Segment Start: ENTRIES PROVIDED
# nv-tlabs/DiffusionTexturePainting

Hardware: AMD Instinct MI355X
Metric: 512x512 inpaint stamps/sec @20 DDIM steps (higher is better)
Workload: dtype f16

## Files before the change

diffusiontexturepainting_amd/_lib.py:

```python
import ctypes as C
import os

import torch

_HERE = os.path.dirname(os.path.abspath(__file__))
LIB_PATH = os.environ.get("DTP_LIB") or os.path.join(_HERE, "libdtp.so")
_lib = None
MAX_SLOTS = 16
SCHEDULERS = {"DDIM": 0, "DPM": 1, "LMSD": 2}
SCHED_ROW = 8


def scheduler_id(name):
    if name not in SCHEDULERS:
        raise ValueError(f"scheduler {name!r} is not supported: choose one of {', '.join(SCHEDULERS)}")
    return SCHEDULERS[name]


class DtpError(RuntimeError):
    pass


class Settings(C.Structure):
    _fields_ = [("steps", C.c_int), ("context_pad", C.c_int), ("tg_steps", C.c_int), ("cfg_weight", C.c_float),
# ... 85 lines not shown
                                   "host_ids_offset", "host_tiles_offset", "host_bytes")]


class ProfRow(C.Structure):
    _fields_ = [("kind", C.c_int), ("launches", C.c_int), ("ms", C.c_double), ("flops", C.c_double), ("bytes", C.c_double)]


_SHAPES = [(128, 128), (128, 64), (64, 64), (64, 128)]
PROF_KINDS = [f"gemm_kernel<{_SHAPES[i & 3][0]}, {_SHAPES[i & 3][1]}, {2 + i // 4}>" for i in range(12)] + \
    ["attention_kernel", "groupnorm (gn_stats+gn_apply | gn_fused)", "layernorm_kernel", "concat_kernel / small elementwise",
     "softmax_rows_kernel", "conv_halo_kernel<8, 16, 64>", "conv_halo_kernel<8, 16, 128>", "conv_halo_kernel<8, 8, 64>",
     "conv_halo_kernel<8, 8, 128>", "gemm_kernel<256, 128, 2>", "gemm_kernel<256, 128, 3>", "gemm_kernel<128, 256, 2>",
     "gemm_kernel<128, 256, 3>", "gemm_wide_kernel<256, 256>", "gemm_wide_kernel<256, 320>", "gemm_fp8_kernel"] + \
    [f"gemm_kernel<{_SHAPES[i & 3][0]}, {_SHAPES[i & 3][1]}, {2 + i // 4}, 2>" for i in range(8)] + \
    [f"gemm_kernel<{_SHAPES[i & 3][0]}, {_SHAPES[i & 3][1]}, 3, 1, {(4, 8)[i // 4]}>" for i in range(8)] + \
    ["xattn_kernel (cross-attention GEMM pair)", "conv_halo_kernel<8, 8, 64, 3 images>", "conv_halo_kernel<8, 8, 128, 3 images>",
     "lnlin_kernel (activation-stationary LayerNorm-folded Linear / GEGLU)", "convws_kernel<8, 8, 3 images>", "convws_kernel<16, 16>", "convws_kernel<8, 16, 2 n-tiles>", "convws_kernel<8, 16, 2 n-tiles, 2 workgroups per CU>",
     "gemmws_kernel (weight-streaming dense GEMM)", "gemm_f8f8_kernel (two-operand e4m3 GEMM)", "quant8_kernel (e4m3 quantise pass)"]


class GemmDesc(C.Structure):
    _fields_ = [("A", C.c_void_p), ("W", C.c_void_p), ("C", C.c_void_p), ("bias", C.c_void_p), ("R", C.c_void_p),
                ("M", C.c_int), ("N", C.c_int), ("K", C.c_int),
                ("lda", C.c_int), ("ldw", C.c_int), ("ldc", C.c_int), ("ldr", C.c_int),
                ("conv", C.c_int), ("Hi", C.c_int), ("Wi", C.c_int), ("Ho", C.c_int), ("Wo", C.c_int), ("Cin", C.c_int),
                ("stride", C.c_int), ("pad", C.c_int), ("upsample2x", C.c_int),
                ("flags", C.c_int), ("tile", C.c_int), ("splits", C.c_int), ("lns", C.c_void_p), ("ln_eps", C.c_float),
                ("A2", C.c_void_p), ("lda2", C.c_int), ("Cin2", C.c_int), ("Wcb", C.c_void_p),
                ("batch", C.c_int), ("a_bs", C.c_int64), ("w_bs", C.c_int64), ("c_bs", C.c_int64), ("r_bs", C.c_int64),
                ("bias_bs", C.c_int), ("lns_bs", C.c_int), ("sm_valid", C.c_int),
                ("st_out", C.c_void_p), ("st_in", C.c_void_p), ("st_parts", C.c_int), ("st_parts_out", C.c_int),
                ("W8", C.c_void_p), ("ldw8", C.c_int), ("a_scale", C.c_float), ("w_scale", C.c_float), ("gn_cpg", C.c_int), ("Wfr", C.c_void_p),
                ("A8", C.c_void_p), ("lda8", C.c_int), ("A2_8", C.c_void_p), ("lda2_8", C.c_int), ("C8", C.c_void_p), ("ldc8", C.c_int),
                ("c_scale", C.c_float), ("a2_scale", C.c_float)]


GF_BIAS, GF_BIAS_M, GF_RESID, GF_GEGLU, GF_GELU, GF_QUICKGELU, GF_OUT_F32, GF_SILU, GF_LNFOLD = 1, 2, 4, 8, 64, 128, 256, 512, 1024
GF_SOFTMAX16 = 4096
GF_ROWSTATS = 2048
GF_GNSTATS = 1 << 24
GF_RAGGED = 1 << 25
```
Segment End: ENTRIES PROVIDED
» THE PROBLEM: Where a line above holds the word "import", copy it.

» ANSWER TO THE EXERCISE:
import ctypes as C
import os
import torch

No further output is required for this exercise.